(WHAT IS NEEDED): Lines where the string "environ" appears are to be copied from the entries below.

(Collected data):
[Start of section]

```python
def write(path=None, N=3, perm=None):
    path = path or os.path.join(HERE, "csrc", "umpc_admm_asm.h")
    ins, s = program(N, perm)
    lpos = solve_plan(s)[2]
    store_l = " ".join("LDSW_(%d) = -LX_(%d);" % (lpos[j], j) if lpos[j] < NLDS else "ROW_(%d) = -LX_(%d);" % (FAC_L + lpos[j], j)
                       for j in range(len(lpos)))
    used_s = [S_P, S_P + 1, S_CNT, S_P2, S_P2 + 1] + list(range(S_ALPHA, S_RHO + 2))
    clob = ['"memory"', '"scc"', '"vcc"'] + ['"v%d"' % i for i in range(2, V_END)] + \
           ['"a%d"' % i for i in range(256)] + ['"s%d"' % i for i in used_s]
    lab7 = [k for k, t in enumerate(ins) if t == ("label", "7")][0]
    lab8 = [k for k, t in enumerate(ins) if t == ("label", "8")][0]
    out = ["// GENERATED by robobee3d_amd/asmgen.py -- do not edit.", switch_banner(),
           "// ADMM phase of the fp32 step kernel: %d instructions, middle-iteration body %d." % (len(ins), lab8 - lab7),
           "#pragma once",
           "namespace umpcasm {",
           "constexpr int FAC_L = %d, FAC_DI = %d, FAC_Q = %d, FAC_LOEQ = %d, FAC_M = %d, FAC_ROWS = %d;" %
           (FAC_L, FAC_DI, FAC_Q, FAC_LOEQ, FAC_M, FAC_ROWS),
           "constexpr int WS_DS = %d, WS_ES = %d, WS_C = %d, WS_XPREV = %d, WS_DY = %d, WS_ROWS = %d;" %
           (WS_DS, WS_ES, WS_C, WS_XPREV, WS_DY, WS_ROWS),
           "constexpr int LDS_BYTES_PER_LANE = %d;" % (NLDS * 4),
           "}  // namespace umpcasm",
           "// Phase A -> loop hand-off of the factor: entry j of L (CSC order) goes NEGATED to its storage position (asmgen.solve_plan):",
           "// LDS word LDSW_(p) for p < %d, workspace row ROW_(FAC_L + p) (-> AGPR) otherwise." % NLDS,
           "#define UMPC_ASM_STORE_L(LDSW_, ROW_, LX_) do { %s } while (0)" % store_l,
           "// inputs: v0 = 4*robot, v1 = lane LDS address, s[4:5] = workspace, s[6:7] = ctrl, s10 = 4*B, s11 = maxIter",
           "#define UMPC_ADMM_ASM(voff, ldsaddr, ws, ctrl, stride, iters) asm volatile( \\"]
    for t in ins:
        out.append('  "%s\\n" \\' % fmt(t))
    out.append('  : : "{v0}"(voff), "{v1}"(ldsaddr), "{s[4:5]}"(ws), "{s[6:7]}"(ctrl), "{s10}"(stride), "{s11}"(iters) \\')
    out.append("  : " + ", ".join(clob) + ")")
    txt = "\n".join(out) + "\n"
    old = open(path).read() if os.path.exists(path) else None
    if old != txt:
        with open(path, "w") as fh:
            fh.write(txt)
    return path, len(ins)


WS_BASE, CTRL_BASE, STRIDE = 1 << 20, 1 << 30, 4096


def simulate(ins, mem_ws, mem_ctrl, iters, lds=None):
    import numpy as np
    from . import isasim
    lds = np.zeros(NLDS, np.float32) if lds is None else lds
    m = isasim.Machine(ins, regions=[(WS_BASE, STRIDE, mem_ws), (CTRL_BASE, STRIDE, mem_ctrl)],
                       sgpr={S_WS: WS_BASE, S_CTRL: CTRL_BASE, S_STRIDE: STRIDE, S_ITERS: iters}, vgpr={0: 0},
                       lds=lds.view(np.uint32).reshape(1, -1), max_exec=400000)
    return isasim.run(m)


if __name__ == "__main__":
    p, n = write()
    print("wrote", p, n, "instructions")
```

### robobee3d_amd/asmstep.py

```python
import os
import struct

from . import asmgen, symbolic
from .asmgen import (A_D, A_L, A_LO, A_M, A_Q, NLDS, NVZ, S_ALPHA, S_CNT, S_ITERS, S_OMA, S_RHO, S_RINV, S_SIGMA,
                     V_W, V_WZ, V_X, V_Y, V_Z, Emit, f32bits, pk, _sb, _vp)

HERE = os.path.dirname(os.path.abspath(__file__))

PTRS = ["state", "ctrl", "ref", "ws", "out", "stats", "status", "info", "Ib", "gain", "aT0",
        "taskf", "weights", "wl", "wlu", "wlw",
        "done"]
NPTR_RES = 11
INTS = ["stride", "K", "maxIter", "nsub", "plant", "seq"]
TAIL_INTS = ["refstep"]
FLOATS = ["dt", "dtg", "Tmax", "wpr", "wpf", "ws_", "wvr", "wvf", "wds", "wthrust", "wmom",
          "iwpr", "iwpf", "iws", "iwvr", "iwvf", "iwds", "iwthrust", "iwmom",
          "Ib0", "Ib1", "Ib2", "Ibi0", "Ibi1", "Ibi2", "h", "hh", "h6", "taulim", "gpl", "idt", "mbg"]
WNAMES = ["wpr", "wpf", "ws_", "wvr", "wvf", "wds", "wthrust", "wmom"]
WROW = {"ws_": 0, "wds": 1, "wpr": 2, "wpf": 3, "wvr": 4, "wvf": 5, "wthrust": 6, "wmom": 7}
A_W, A_IW = 230, 238
S_PARAM = 4
S_PBLK = 2
S_PTR = {n: 40 + 2 * k for k, n in enumerate(PTRS[:NPTR_RES])}
S_PTR["taskf"], S_PTR["weights"] = 0, 96
S_PTR["wl"], S_PTR["wlu"], S_PTR["wlw"] = 30, 32, 34
S_INT = {"stride": 10, "K": 13, "maxIter": S_ITERS, "nsub": 5, "plant": 39}
S_F = {n: 64 + k for k, n in enumerate(FLOATS)}
assert max(S_F.values()) <= 95
S_STEP, S_SUB, S_RUIZ = 12, 15, 15
S_MBAD, S_MP0 = 62, 14
S_M0, S_M1, S_M2, S_M3 = 30, 32, 34, 36
S_C = {"minscal": 16, "maxscal": 17, "c45": 18, "eps10": 19, "eps": 38, "rho": 6, "rinv": 7, "rmin": 8,
       "rmininv": 9, "infty_ms": 100, "rhotol": 101}
S_TMP = 4
OFF = {}
_o = 0
for _n in PTRS:
    OFF[_n] = _o
    _o += 8
for _n in INTS + FLOATS + TAIL_INTS:
    OFF[_n] = _o
    _o += 4
PARAM_BYTES = _o
HIST_INTS = ["statestep", "outstep", "statusstep", "infostep"]
HIST_OFF = (PARAM_BYTES + 7) // 8 * 8
for _k, _n in enumerate(HIST_INTS):
    OFF[_n] = HIST_OFF + 4 * _k
HIST_BYTES = 4 * len(HIST_INTS)
S_HIST = 32
IMP_OFF = HIST_OFF + HIST_BYTES
assert IMP_OFF % 8 == 0
OFF["imp"], OFF["impstep"] = IMP_OFF, IMP_OFF + 8
IMP_BYTES = 16
S_IMP = 32

VFIRST, VEND = 2, 256
XV_N, XV_B = 10, 246
OPT_RING = int(os.environ.get("UMPC_ASM_RING", "6"))
assert OPT_RING in (4, 6)
OPT_XV = os.environ.get("UMPC_ASM_XV", "1") == "1"
if OPT_RING == 6:
    XV_N, XV_B = 2, 254
OPT_LIMIT_FAST = os.environ.get("UMPC_ASM_LIMIT_FAST", "0") == "1"
OPT_ZSKIP = os.environ.get("UMPC_ASM_ZSKIP", "1") == "1"
OPT_NT = os.environ.get("UMPC_ASM_NT", "1")
NT_PTRS = ("state", "ctrl", "ref", "out", "stats")
A_SPARE, N_SPARE_D = 246, 9
OPT_WS_ST = os.environ.get("UMPC_ASM_WS_ST", "nt")
OPT_WS_LD = os.environ.get("UMPC_ASM_WS_LD", "nt")
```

[End of section]

(THE COMPLETED TASK):
OPT_RING = int(os.environ.get("UMPC_ASM_RING", "6"))
OPT_XV = os.environ.get("UMPC_ASM_XV", "1") == "1"
OPT_LIMIT_FAST = os.environ.get("UMPC_ASM_LIMIT_FAST", "0") == "1"
OPT_ZSKIP = os.environ.get("UMPC_ASM_ZSKIP", "1") == "1"
OPT_NT = os.environ.get("UMPC_ASM_NT", "1")
OPT_WS_ST = os.environ.get("UMPC_ASM_WS_ST", "nt")
OPT_WS_LD = os.environ.get("UMPC_ASM_WS_LD", "nt")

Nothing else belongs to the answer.